(Saved entries)
-.-.-

typedef __attribute__((address_space(3))) double lds_f64;
typedef __attribute__((address_space(3))) const float lds_cf32;
typedef __attribute__((address_space(1))) double glb_f64;
typedef __attribute__((address_space(1))) const double glb_cf64;
template <class SPtr, int GOFF = 160>
__device__ __noinline__ void struct_grad(const DeviceConsts& C, glb_cf64* recg, lds_f64* recd, lds_cf32* s_Da,
                                            lds_cf32* dnat, SPtr sS, glb_f64* gout, int na, int lane) {
    constexpr int ZERO = REC_STRIDE;
    const int N = C.N;
    const int m = lane & 15, q = lane >> 4;
    int offX[4], offG[2], offAT[4], offBT[4];
#pragma unroll
    for (int s4 = 0; s4 < 4; ++s4) {
        const int k = 4 * s4 + q;
        offX[s4] = (k < 13) ? k_aoff.v[m][k] : ZERO;
        offAT[s4] = (k < 13 && m < 13) ? k_aoff.v[k][m] : ZERO;
        offBT[s4] = (k < 13 && m < 6) ? k_aoff.v[k][13 + m] : ZERO;
    }
#pragma unroll
    for (int s4 = 0; s4 < 2; ++s4) offG[s4] = (4 * s4 + q < 6) ? k_aoff.v[m][13 + 4 * s4 + q] : ZERO;
    if (lane == 0) {
        recd[REC_STRIDE] = 0.0;
        recd[REC_STRIDE + 1] = 1.0;
        recd[REC_STRIDE + 2] = C.dt;
    }
    double qrow[4], rrow[2], da_op[2];
#pragma unroll
    for (int i = 0; i < 4; ++i) qrow[i] = (q + 4 * i < 9) ? C.Q[q + 4 * i] : 0.0;
#pragma unroll
    for (int i = 0; i < 2; ++i) {
        rrow[i] = (q + 4 * i < 6) ? C.R[q + 4 * i] : 0.0;
        da_op[i] = (q + 4 * i < 6) ? (double)s_Da[(q + 4 * i) * MAX_NT + m] : 0.0;
    }
    double pa[4];
#pragma unroll
    for (int s4 = 0; s4 < 4; ++s4) pa[s4] = (m < 9 && 4 * s4 + q < 9) ? C.P[9 * m + 4 * s4 + q] : 0.0;
    const f64x4 zero = {0.0, 0.0, 0.0, 0.0};
    glb_f64* genS = gout + GOFF;
    for (int t = lane; t < N * 8; t += 64) {
        const int k = t >> 3, g = t & 7;
        double acc = 0.0;
        if (g < 6)
            for (int a = 0; a < na; ++a) acc += (double)s_Da[g * MAX_NT + a] * (double)dnat[k * na + a];
        genS[t] = acc;
    }
    __threadfence_block();
    wave_global_fence();
    const int g1 = (q + 4 < 6) ? q + 4 : 7;
    double pf[4][3], pg[4][2];
    const int w2 = (lane + 128 < REC_STRIDE) ? lane + 128 : REC_STRIDE - 1;
    const int d2 = (lane + 128 < REC_STRIDE) ? lane + 128 : REC_STRIDE + 3;
    auto issue = [&](auto SL, int kk) {
        constexpr int sl = decltype(SL)::value;
        glb_cf64* r = recg + (int64_t)kk * REC_STRIDE;
        pf[sl][0] = r[lane];
        pf[sl][1] = r[lane + 64];
        pf[sl][2] = r[w2];
        pg[sl][0] = genS[kk * 8 + q];
        pg[sl][1] = genS[kk * 8 + g1];
    };
    auto stage_to_lds = [&](auto SL) {
        constexpr int sl = decltype(SL)::value;
        recd[lane] = pf[sl][0];
        recd[lane + 64] = pf[sl][1];
        recd[d2] = pf[sl][2];
    };
    using S0 = std::integral_constant<int, 0>;
    using S1 = std::integral_constant<int, 1>;
    using S2 = std::integral_constant<int, 2>;
    using S3 = std::integral_constant<int, 3>;
    f64x4 dc = zero;
    auto fwd = [&](auto SL, int k) {
        constexpr int sl = decltype(SL)::value;
        wave_lds_fence();
        stage_to_lds(SL);
        const double g0 = pg[sl][0], g1v = pg[sl][1];
        issue(SL, (k + 4 < N) ? k + 4 : N - 1);
        wave_lds_fence();
        f64x4 nx = zero, ny = zero;
        nx = mfma_d(recd[offX[0]], dc.x, nx);
        ny = mfma_d(recd[offX[1]], dc.y, ny);
        nx = mfma_d(recd[offX[2]], dc.z, nx);
        ny = mfma_d(recd[offX[3]], dc.w, ny);
        nx = mfma_d(recd[offG[0]], g0, nx);
        ny = mfma_d(recd[offG[1]], g1v, ny);
        dc = nx + ny;
        f64x4 t = zero;
        if (k + 1 == N) {
#pragma unroll
            for (int s4 = 0; s4 < 4; ++s4) t = mfma_d(pa[s4], dc[s4], t);
        } else {
#pragma unroll
            for (int i = 0; i < 3; ++i) t[i] = qrow[i] * dc[i];
        }
        if (m == 0) {
            SPtr srow = sS + (k + 1) * 9;
            srow[q] = recd[REC_WE + q] + t.x;
            srow[q + 4] = recd[REC_WE + q + 4] + t.y;
            if (q == 0) srow[8] = recd[REC_WE + 8] + t.z;
        }
    };
    const int N4 = N & ~3;
    issue(S0{}, 0);
    issue(S1{}, (1 < N) ? 1 : 0);
    issue(S2{}, (2 < N) ? 2 : 0);
    issue(S3{}, (3 < N) ? 3 : 0);
    for (int k = 0; k < N4; k += 4) {
        fwd(S0{}, k);
        fwd(S1{}, k + 1);
        fwd(S2{}, k + 2);
        fwd(S3{}, k + 3);
    }
    for (int k = N4; k < N; ++k) {
        issue(S0{}, k);
        fwd(S0{}, k);
    }
    wave_global_fence();
    f64x4 lam = zero;
    auto adj = [&](auto SL, int k) {
        constexpr int sl = decltype(SL)::value;
        wave_lds_fence();
        stage_to_lds(SL);
        const double g0 = pg[sl][0], g1v = pg[sl][1];
        issue(SL, (k - 4 >= 0) ? k - 4 : 0);
        wave_lds_fence();
        if (k == N - 1) {
            lam.x = sS[N * 9 + q];
            lam.y = sS[N * 9 + q + 4];
            lam.z = (q == 0) ? sS[N * 9 + 8] : 0.0;
            lam.w = 0.0;
        }
        f64x4 z = zero, zb = zero;
        z = mfma_d(recd[offBT[0]], lam.x, z);
        zb = mfma_d(recd[offBT[1]], lam.y, zb);
        z = mfma_d(recd[offBT[2]], lam.z, z);
        zb = mfma_d(recd[offBT[3]], lam.w, zb);
        z += zb;
        const double z0 = z.x + recd[REC_RUT + q] + rrow[0] * g0;
        const double z1 = (q + 4 < 6) ? z.y + recd[REC_RUT + q + 4] + rrow[1] * g1v : 0.0;
        f64x4 ga = zero;
        ga = mfma_d(da_op[0], z0, ga);
        ga = mfma_d(da_op[1], z1, ga);
        if (m == 0) {
#pragma unroll
            for (int i = 0; i < 4; ++i)
                if (q + 4 * i < na) gout[k * na + q + 4 * i] = 2.0 * ga[i];
        }
        if (k > 0) {
            f64x4 nl = zero, nm = zero;
            nl = mfma_d(recd[offAT[0]], lam.x, nl);
            nm = mfma_d(recd[offAT[1]], lam.y, nm);
            nl = mfma_d(recd[offAT[2]], lam.z, nl);
            nm = mfma_d(recd[offAT[3]], lam.w, nm);
            nl += nm;
            lam.x = nl.x + sS[k * 9 + q];
            lam.y = nl.y + sS[k * 9 + q + 4];
            lam.z = nl.z + ((q == 0) ? sS[k * 9 + 8] : 0.0);
            lam.w = nl.w;
        }
    };
    issue(S0{}, N - 1);
    issue(S1{}, (N - 2 >= 0) ? N - 2 : 0);
    issue(S2{}, (N - 3 >= 0) ? N - 3 : 0);
    issue(S3{}, (N - 4 >= 0) ? N - 4 : 0);
    int ka = N - 1;
    for (; ka >= 3; ka -= 4) {
        adj(S0{}, ka);
        adj(S1{}, ka - 1);
        adj(S2{}, ka - 2);
        adj(S3{}, ka - 3);
    }
    for (; ka >= 0; --ka) {
        issue(S0{}, ka);
        adj(S0{}, ka);
    }
    __threadfence_block();
    wave_global_fence();
}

-.-.-

ABOUT THIS TASK: Could you write out exactly the lines above, starting at the first one and ending with the line that has "offAT[s4] = (k"?

COMPLETED EXERCISE:
typedef __attribute__((address_space(3))) double lds_f64;
typedef __attribute__((address_space(3))) const float lds_cf32;
typedef __attribute__((address_space(1))) double glb_f64;
typedef __attribute__((address_space(1))) const double glb_cf64;
template <class SPtr, int GOFF = 160>
__device__ __noinline__ void struct_grad(const DeviceConsts& C, glb_cf64* recg, lds_f64* recd, lds_cf32* s_Da,
                                            lds_cf32* dnat, SPtr sS, glb_f64* gout, int na, int lane) {
    constexpr int ZERO = REC_STRIDE;
    const int N = C.N;
    const int m = lane & 15, q = lane >> 4;
    int offX[4], offG[2], offAT[4], offBT[4];
#pragma unroll
    for (int s4 = 0; s4 < 4; ++s4) {
        const int k = 4 * s4 + q;
        offX[s4] = (k < 13) ? k_aoff.v[m][k] : ZERO;
        offAT[s4] = (k < 13 && m < 13) ? k_aoff.v[k][m] : ZERO;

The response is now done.